TechWhirl (TECHWR-L) is a resource for technical writing and technical communications professionals of all experience levels and in all industries to share their experiences and acquire information.
For two decades, technical communicators have turned to TechWhirl to ask and answer questions about the always-changing world of technical communications, such as tools, skills, career paths, methodologies, and emerging industries. The TechWhirl Archives and magazine, created for, by and about technical writers, offer a wealth of knowledge to everyone with an interest in any aspect of technical communications.
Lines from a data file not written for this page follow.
int wino_conv(const Corr &w, const float *x, const float *x2, const float *taps, float *y, float *U, const float *mask,
              int mask_act, hipStream_t s, int unrotB) {
    const int NT = nt_of(w.Cout), groups = cdiv(w.Cout, NT * 16);
    const int kclass = w.Cout > 48 ? kClassWino : 2;
    KArgs a{};
    a.x = x; a.x2 = x2; a.U = U; a.bias = w.ep.bias; a.scale = w.ep.scale; a.shift = w.ep.shift; a.y = y;
    a.N = w.N; a.C1 = w.C1; a.C2 = w.C2; a.H = w.Hin; a.W = w.Win; a.Cout = w.Cout; a.padT = w.padT; a.padL = w.padL;
    a.act = w.ep.act;
    a.up2 = w.ep.up2 ? 1 : 0;
    a.mask = a.up2 ? nullptr : mask;
    a.mact = mask_act;
    a.xcd = xcd_on();
    static const int diag = sprk::diag_env("SPRK_WINO_DIAG");
    a.diag = diag;
    a.unrotB = unrotB;
    if (unrotB && (mask || !wino_unrot_eligible(w) || unrotB * 4 != w.N)) {
        set_error("wino_conv: no un-rotated store for this call");
        return SPRK_EINVAL;
    }
    static const int unrot_sq = knob_env("SPRK_WINO_UNROT_SQ", 0);
    const int sq = (unrotB && unrot_sq) ? 1 : wino_square(a.H, a.W);
    a.tilesX = a.W / (sq ? Geo<1>::TC : Geo<0>::TC); a.tilesY = a.H / (sq ? Geo<1>::TR : Geo<0>::TR);
    a.ntiles = a.tilesX * a.tilesY * w.N;
    a.nc1 = cdiv(w.C1, CK);
    a.nch = a.nc1 + cdiv(w.C2, CK);
    if ((((uintptr_t)x | (uintptr_t)x2 | (uintptr_t)y | (uintptr_t)U) & 15) != 0) {
        set_error("wino_conv: tensors must be 16-byte aligned");
        return SPRK_EINVAL;
    }
    const long total = (long)groups * a.nch * NT * CK * 16;
    if (int rc = wprep_site(wprep_item(WPREP_WINO, taps, U, total, {w.Cout, w.C1, w.C2, a.nc1, a.nch, NT, groups, w.taps}), s))
        return rc;
    static const int persist = knob_env("SPRK_WINO_PERSIST", 1);
    const dim3 grid(persist ? std::min(a.ntiles, std::max(1, num_cus() / groups)) : a.ntiles, groups);
    const size_t lds = lds_bytes_of(NT);
    auto launch = [&](auto kernel) {
        if (int rc = lds_optin(kernel, lds, "wino_conv")) return rc;
        hipLaunchKernelGGL(kernel, grid, dim3(kThreads), lds, s, a);
        return (int)SPRK_OK;
    };
#ifdef WINO_STAMP
    static unsigned *dbg = nullptr;
    static int dumped = 0;
    if (!dbg) { hipMalloc(&dbg, 4 * 8 * 16 * 4); hipMemset(dbg, 0, 4 * 8 * 16 * 4); }
    a.dbg = dbg;
#endif
    prof_begin(kclass, w.flops, s);
    if (int rc = unrotB ? (sq ? launch(wino_conv_kernel<6, 1, 1>) : launch(wino_conv_kernel<6, 0, 1>))
                 : NT == 6 ? (sq ? launch(wino_conv_kernel<6, 1>) : launch(wino_conv_kernel<6, 0>))
                         : (sq ? launch(wino_conv_kernel<3, 1>) : launch(wino_conv_kernel<3, 0>)))
        return rc;
    prof_end(kclass, s);
#ifdef WINO_STAMP
    if (NT == 6 && !sq && ++dumped == 5 && getenv("SPRK_WINO_STAMP")) {
        hipDeviceSynchronize();
        unsigned h[4 * 8 * 16];
        hipMemcpy(h, dbg, sizeof h, hipMemcpyDeviceToHost);
        FILE *f = fopen(getenv("SPRK_WINO_STAMP"), "a");
        for (int wg = 0; wg < 4; ++wg)
            for (int wv = 0; wv < 8; ++wv) {
                fprintf(f, "wg%d w%d", wg, wv);
                for (int k = 0; k < 16; ++k) fprintf(f, " %u", h[(wg * 8 + wv) * 16 + k]);
                fprintf(f, "\n");
            }
        fclose(f);
    }
#endif
    g_wino_launches.fetch_add(1, std::memory_order_relaxed);
    return SPRK_OK;
}
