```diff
@@ -242,11 +275,11 @@
   return sl;
 }
 
-__device__ __forceinline__ void u_eval_log(const UArgs& p, const UEval& ev, float sum, int32_t* flagp) {
+__device__ __forceinline__ void u_eval_log(const UArgs& p, const UEval& ev, float sum, int32_t* flagp, int advance = 1) {
   const float l = -sum / (float)ev.n_test;
   if (ev.out) *ev.out = l;
   else p.test_loss[p.state[ST_EVAL]] = l;
-  p.state[ST_EVAL] = p.state[ST_EVAL] + 1;
+  if (advance) p.state[ST_EVAL] = p.state[ST_EVAL] + advance;
   if (!isfinite(l)) atomicOr(flagp, kFlagNonfinite);
 }
 
```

Subject:Re: Get Offended From:John_F_Renish -at- notes -dot- seagate -dot- com To:techwr-l -at- lists -dot- raycomm -dot- com Date:Mon, 1 May 2000 14:11:38 -0700
Tim Alton wrote:
<snip>
the reason for the shuttle o-ring catastrophe wasn't marketing, but
lousy decision-making. Morton-Thiokol engineers argued long and hard with
NASA officials that the ambient temperature was too low to trust the
o-rings, which MT didn't design to be flexible at the startlingly low
temperature that day. NASA officials made the fateful decision
</snip>
Since we're talking about "truth", here's a little reality check: NASA
officials made the fateful decision on a political consideration, and that
many years before the disaster. A former Aerojet General employee told me
that Aerojet had proposed and demonstrated a _cheaper_ one-piece solid-fuel
booster, but it wasn't their "turn" to win the contract (we _could_ call
that a marketing failure), so NASA officials selected the fatally flawed
Morton-Thiokol design. Concentration on the o-ring failure has provided a
lot of fun for conspiracy and government-incompetence buffs, but it has
also served to cover up the root cause.
Technical writing tie-in: The reality of a situation might be very
different from what "everybody" tells us.
John_F_Renish -at- notes -dot- seagate -dot- com, San Jose, California, USA
MY COMMENTS REPRESENT MY PERSONAL VIEWS AND NOT THOSE OF MY EMPLOYER.
"A collision at sea can ruin your entire day."